Use of Three-dimensional Printing in Orthopaedic Surgical Planning

Affiliations

Use of Three-dimensional Printing in Orthopaedic Surgical Planning

Marcelo Galvez et al. J Am Acad Orthop Surg Glob Res Rev. .

Abstract

Background: Three-dimensional (3D) printing is a technique based on overlapping layers of a material (eg, plastic, clay, and metal). The widespread implementation of 3D printers has resulted in a notable increase in use. Fields such as construction, engineering, and medicine benefit from this technique.

Aim: The use of 3D printed scale models permits better surgical planning and results.

Methods: The models were created based on CT images of seven patients (age range, 5 to 61 years) with different pathologies who were candidates for surgery.

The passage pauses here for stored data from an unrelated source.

#define RL_CAP 64
#define DBG_FUSED_OFF 64
#define DBG_FUSED_RECS 16384
#define DBG_RES_OFF (DBG_FUSED_OFF + DBG_FUSED_RECS * 8)
static_assert(DBG_RES_OFF + 8 * 512 * 8 == REG_DBG_WORDS, "the IMMESH_DEBUG buffer (kernels.hpp) holds the counters and both trace areas");
#define RF_PTS 128
__global__ __launch_bounds__(256, 3) void replay_fused_kernel(RegMapDev m, const int32_t* __restrict__ pt_next, const unsigned long long* __restrict__ sort_key,
                                                            const double* __restrict__ pt_data, int64_t* stats, uint32_t* __restrict__ general_list,
                                                            unsigned long long* __restrict__ dbg, unsigned long long* flag_dev, unsigned long long* flag_host,
                                                            unsigned long long flag_seq) {
    if (flag_dev && blockIdx.x == 0 && threadIdx.x == 0) {
        __hip_atomic_store(flag_dev, flag_seq, __ATOMIC_RELAXED, __HIP_MEMORY_SCOPE_AGENT);
        __hip_atomic_store(flag_host, flag_seq, __ATOMIC_RELAXED, __HIP_MEMORY_SCOPE_SYSTEM);
    }
    __shared__ unsigned long long skey[4][RL_CAP];
    __shared__ int sidx[4][RL_CAP];
    __shared__ int order[4][RL_CAP];
    __builtin_amdgcn_s_setprio(REG_UPD_PRIO);
    const int wv = threadIdx.x >> 6, lane = threadIdx.x & 63;
    const int t_first = blockIdx.x * 4 + wv, t_stride = gridDim.x * 4;
    uint32_t slot_first = m.touched[2 * (size_t)t_first];
    int root_first = (int)m.touched[2 * (size_t)t_first + 1];
    const int n_touched = m.counters[7];
#define FDBG(k) do { if (dbg) { const unsigned long long _t = __builtin_readcyclecounter(); if (tr) ((unsigned int*)tr)[4 + (k)] = (unsigned int)(_t - tprev); tprev = _t; } } while (0)
#define FEND(state, nref) do { if (tr) { tr[1] = __builtin_amdgcn_s_memrealtime(); tr[7] = (unsigned long long)((unsigned)cnt | ((unsigned)(nref) << 8) | ((unsigned)(state) << 16)); } } while (0)
    auto process = [&](const int t, const uint32_t slot, int root) __attribute__((always_inline)) {
    unsigned long long* const tr = (dbg && lane == 0 && t < DBG_FUSED_RECS) ? dbg + DBG_FUSED_OFF + (size_t)t * 8 : nullptr;
    unsigned long long tprev = dbg ? __builtin_readcyclecounter() : 0;
    if (tr) { tr[0] = __builtin_amdgcn_s_memrealtime(); tr[2] = tr[3] = tr[4] = tr[5] = tr[6] = tr[7] = 0; }
    if (root < 0) root = m.htab[slot].root;
    if (root < 0) return;
    FDBG(0);
    NodeRec& nd = m.nodes[root];
    const int flags = nd.flags, layer = nd.layer;
    const int npts = nd.npts, newp = nd.newpts;
    if (dbg) { asm volatile("s_waitcnt vmcnt(0)" ::: "memory"); FDBG(1); }
    int chunks[IM_INLINE_CHUNKS];
#pragma unroll
    for (int k = 0; k < IM_INLINE_CHUNKS; k++) chunks[k] = nd.chunks[k];
    if (dbg) { asm volatile("s_waitcnt vmcnt(0)" ::: "memory"); FDBG(2); }
    int cnt = 0;
    int ihead = (int)(unsigned int)(m.slot_head[slot] & 0xFFFFFFFFull);
    if (dbg) { asm volatile("s_waitcnt vmcnt(0)" ::: "memory"); FDBG(3); }
    for (int i = ihead; i >= 0; i = pt_next[i]) {
        if (cnt < RL_CAP && lane == 0) { skey[wv][cnt] = sort_key[i]; sidx[wv][cnt] = i; }
        cnt++;
    }
    FDBG(4);
    const int want = NF_INIT | NF_PLANE | NF_UPDATE_EN;
    if (layer == 0 && (flags & want) == (NF_INIT | NF_PLANE)) { FEND(1, 0); return; }
    const int ntot = npts + cnt;
    bool hand_over = cnt > RL_CAP || (flags & want) != want || layer != 0 || newp > 5 || ntot > RF_PTS || ntot >= m.max_points_size;
    if (!hand_over) {
        __builtin_amdgcn_fence(__ATOMIC_RELEASE, "workgroup");
        __builtin_amdgcn_wave_barrier();
        __builtin_amdgcn_fence(__ATOMIC_ACQUIRE, "workgroup");
        for (int e = lane; e < cnt; e += 64) {
            const unsigned long long k = skey[wv][e];
            const int id = sidx[wv][e];
            int rank = 0;
            for (int f = 0; f < cnt; f++) { const unsigned long long kf = skey[wv][f]; rank += (kf < k || (kf == k && sidx[wv][f] < id)) ? 1 : 0; }
            order[wv][rank] = id;
        }
        __builtin_amdgcn_fence(__ATOMIC_RELEASE, "workgroup");
        __builtin_amdgcn_wave_barrier();
        __builtin_amdgcn_fence(__ATOMIC_ACQUIRE, "workgroup");
        FDBG(5);
        auto chunk_of = [&](int ci) { int c = chunks[0];
#pragma unroll
            for (int k = 1; k < IM_INLINE_CHUNKS; k++) { const int ck = chunks[k]; c = (ci == k) ? ck : c; }
            return c; };
        const int n_ref = (newp + cnt) / 6;
        double P0[9], P1[9];
#pragma unroll
        for (int k = 0; k < 9; k++) { P0[k] = 0; P1[k] = 0; }
        {
// ... 54 lines not shown
                    for (int k = 0; k < 9; k++) d[k] = P0[k]; }
                if (q1 >= npts && q1 < ntot) { double* d = m.chunk_data + ((size_t)chunk_of(q1 >> 4) * IM_CHUNK_PTS + (q1 & 15)) * IM_PT_DOUBLES;
#pragma unroll
                    for (int k = 0; k < 9; k++) d[k] = P1[k]; }
            }
            if (lane == 0) {
                nd.npts = ntot; nd.newpts = (newp + cnt) % 6;
#pragma unroll
                for (int k = 0; k < IM_INLINE_CHUNKS; k++) nd.chunks[k] = chunks[k];
                if (n_ref) { int64_t* sh = stats + 16 + (size_t)(t & 63) * 16; atomicAdd((unsigned long long*)&sh[0], (unsigned long long)n_ref); atomicAdd((unsigned long long*)&sh[1], (unsigned long long)n_ref_pts); }
            }
            FDBG(8);
            if (n_ref > 0) {
                double pv[21];
                auto fe = [&](auto&& fn) __attribute__((always_inline)) { if (lane < n_last) fn(P0); if (lane + 64 < n_last) fn(P1); };
                fit_plane_var(fe, n_last, fit, pv);
                fit_store(nd, fit, pv, lane);
            }
            FDBG(9);
            FEND(2, n_ref);
            return;
        }
    }
    if (lane == 0) general_list[atomicAdd(&m.counters[10], 1)] = slot;
    FEND(3, 0);
    };
    for (int t = t_first; t < n_touched; t += t_stride) {
        if (t != t_first) { slot_first = m.touched[2 * (size_t)t]; root_first = (int)m.touched[2 * (size_t)t + 1]; }
        process(t, slot_first, root_first);
    }
#undef FDBG
#undef FEND
}
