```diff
@@ -502,25 +486,17 @@
         }
     }
     if constexpr (WAIT) {
-        const int kl = mb - 1, k6 = mb - 2;
+        const int kl = mb - 1;
         const __amdgpu_buffer_rsrc_t bS = persist_rsrc(a.S, (unsigned)a.lds * (unsigned)(mb * PB));
         const __amdgpu_buffer_rsrc_t bI = persist_rsrc(a.Linv, (unsigned)(mb * PB * PB));
         __syncthreads();
-        persist_wait(a, a.ready + kl, a.pan + ia * mb + k6, diag ? nullptr : a.pan + ib * mb + k6, tid, 4, false);
-        RegTile pi6, pj6, ql, qi, qj;
-        pi6.request(bL, (unsigned)(k6 * PB) * (unsigned)ldl + (unsigned)(ia * PB), ldl, tid);
-        if (!diag) pj6.request(bL, (unsigned)(k6 * PB) * (unsigned)ldl + (unsigned)(ib * PB), ldl, tid);
-        const unsigned long long neg6 = ld_sign_sc1(a.Lsign + k6);
+        RegTile ql, qi, qj;
+        persist_wait(a, a.ready + kl, a.fin + ia * mb + kl, diag ? nullptr : a.fin + ib * mb + kl, tid, 4, false);
         ql.request(bL, (unsigned)(kl * PB) * (unsigned)ldl + (unsigned)(kl * PB), ldl, tid);
         qi.request(bS, (unsigned)(kl * PB) * (unsigned)a.lds + (unsigned)(ia * PB), a.lds, tid);
         if (!diag) qj.request(bS, (unsigned)(kl * PB) * (unsigned)a.lds + (unsigned)(ib * PB), a.lds, tid);
         const float4 qv = ld_sc1(bI, (unsigned)(kl * PB * PB) + tid * 4);
         const unsigned long long neg7 = ld_sign_sc1(a.Lsign + kl);
-        pi6.put(Ti, tid);
-        if (!diag) pj6.put(Tj, tid);
-        __syncthreads();
-        apply(k6, neg6);
-        __syncthreads();
         ql.put(Tl, tid);
         qi.put(Ti, tid);
         if (!diag) qj.put(Tj, tid);
@@ -961,6 +937,11 @@
     do {                                                                                                                \
         if (a.dbg && i == j + 1 && i < mb && k == klast && tid == 0) a.dbg[600 + 8 * j + (n)] = (long long)__builtin_amdgcn_s_memtime(); \
     } while (0)
+#define OSTAMP(n)                                                                                                       \
+    do {                                                                                                                \
+        if (a.dbg && tid == 0 && j == mb - 1 && i >= mb && i - mb < 40) a.dbg[904 + 3 * (i - mb) + (n)] = (long long)__builtin_amdgcn_s_memrealtime(); \
+    } while (0)
+    const bool early_pan = a.gain && i >= mb && i != j;
     unsigned long long neg = 0ull;
     int k = k0;
     for (; k <= klast; k++) {
@@ -1003,37 +984,41 @@
             tri_solve_fwd(Ti, Tl, Tinv, wave, lane);
         __syncthreads();
         HSTAMP(3);
-        const float* Bj = (i != j) ? Tj : Ti;
-        const f32x16 up = (neg == 0ull) ? mma64(Ti, 1, PLD, Bj, 1, PLD, wr, wc, lane) : mma64_signed(Ti, 1, PLD, Bj, 1, PLD, wr, wc, lane, neg);
-#pragma unroll
-        for (int q = 0; q < 16; q++) tv[q] = tv[q] - up[q];
-        HSTAMP(4);
-    }
-    k = klast;
-    if (klast >= k0 || fused) {
-        if (klast < k0) __syncthreads();
-#pragma unroll
-        for (int q = 0; q < 16; q++) Tl[mma64_col(wc, lane, q) * PLD + r] = tv[q];
-        __syncthreads();
-        PERSIST_TEST_DELAY(a, 0);
-        store_tile_sc1<false>(Tl, bS, oij, lds, tid);
-    }
-    if ((int)blockIdx.x != a.stall_wg) persist_publish(a.fin + i * mb + j, tid);
-    else __syncthreads();
-    HSTAMP(5);
-    if (a.dbg && tid == 0 && i < mb && (i == j + 1 || i == j)) a.dbg[(i == j ? 740 : 720) + j] = (long long)__builtin_amdgcn_s_memrealtime();
-    if (klast >= k0 && i != j) {
-        if (a.gain && i >= mb) {
+        if (k == klast) OSTAMP(0);
+        if (early_pan && k == klast) {
             const unsigned od = (unsigned)(klast * PB) * (unsigned)ldl + (unsigned)(i * PB);
             PERSIST_TEST_DELAY(a, 1);
             if (neg != 0ull && i >= idb0) store_tile_signed_sc1(Ti, bL, od, ldl, tid, neg);
             else store_tile_sc1<false>(Ti, bL, od, ldl, tid);
-            persist_publish(a.pan + i * mb + klast, tid);
-        } else {
-            float* dst = L + (size_t)klast * PB * ldl + (size_t)i * PB;
-            if (neg != 0ull && i >= idb0) store_tile_signed(Ti, dst, ldl, tid, neg);
-            else store_tile(Ti, dst, ldl, tid);
-        }
+        }
+        const float* Bj = (i != j) ? Tj : Ti;
+        const f32x16 up = (neg == 0ull) ? mma64(Ti, 1, PLD, Bj, 1, PLD, wr, wc, lane) : mma64_signed(Ti, 1, PLD, Bj, 1, PLD, wr, wc, lane, neg);
+#pragma unroll
+        for (int q = 0; q < 16; q++) tv[q] = tv[q] - up[q];
+        HSTAMP(4);
+    }
+    k = klast;
+    if (early_pan && klast >= k0) {
+        persist_publish(a.pan + i * mb + klast, tid);
+        OSTAMP(2);
+    }
+    if (klast >= k0 || fused) {
+        if (klast < k0) __syncthreads();
+#pragma unroll
+        for (int q = 0; q < 16; q++) Tl[mma64_col(wc, lane, q) * PLD + r] = tv[q];
+        __syncthreads();
+        PERSIST_TEST_DELAY(a, 0);
+        store_tile_sc1<false>(Tl, bS, oij, lds, tid);
+    }
+    if ((int)blockIdx.x != a.stall_wg) persist_publish(a.fin + i * mb + j, tid);
+    else __syncthreads();
+    HSTAMP(5);
+    OSTAMP(1);
+    if (a.dbg && tid == 0 && i < mb && (i == j + 1 || i == j)) a.dbg[(i == j ? 740 : 720) + j] = (long long)__builtin_amdgcn_s_memrealtime();
+    if (klast >= k0 && i != j && !early_pan) {
+        float* dst = L + (size_t)klast * PB * ldl + (size_t)i * PB;
+        if (neg != 0ull && i >= idb0) store_tile_signed(Ti, dst, ldl, tid, neg);
+        else store_tile(Ti, dst, ldl, tid);
     }
     if (a.t2) {
         const int p = a.grid.t2_pair_of(hidx);
@@ -1082,6 +1067,7 @@
     PEXIT();
 #undef PEXIT
 #undef HSTAMP
+#undef OSTAMP
 #undef PSTAMP
 }
 
diff --git a/ekf_vio_amd/csrc/plan.h b/ekf_vio_amd/csrc/plan.h
--- a/ekf_vio_amd/csrc/plan.h
+++ b/ekf_vio_amd/csrc/plan.h
@@ -317,7 +317,7 @@
     if (!t.t2_flow || !t.persist_gain || t.schur || !gain_in_sweep_shape(t, s, m_pad, n_pad)) return -1;
     const PersistGrid g{GRID_COMPACT, m_pad / EKF_TILE, n_pad / EKF_TILE, s.ldp / 64};
     if (g.total() > s.num_cus) return -1;
-    if (g.nX + 2 > PERSIST_POLL_FLAGS) return -1;
+    if (g.nX + 3 > PERSIST_POLL_FLAGS) return -1;
     return (t2_pairs(g.nX) <= g.owners()) ? 0 : -1;
 }
 inline PersistGrid persist_grid(const UpdatePlan& p, int ldp) {
```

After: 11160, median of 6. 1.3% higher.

Results: Surgical time decreased as a result of detailed surgical planning with printed models. This technique also was associated with a decrease in bleeding, a reduction in the amount of anesthesia required, and greater precision. In some patients, a change in surgical strategy was noted, thus allowing for a reduction in the number of surgeries and the aggressiveness of surgery. Finally, the preoperative practice (virtual and physical osteotomies using cutting tools) that was performed in two cases allowed the surgeon to evaluate the different approach alternatives and establish the best strategy.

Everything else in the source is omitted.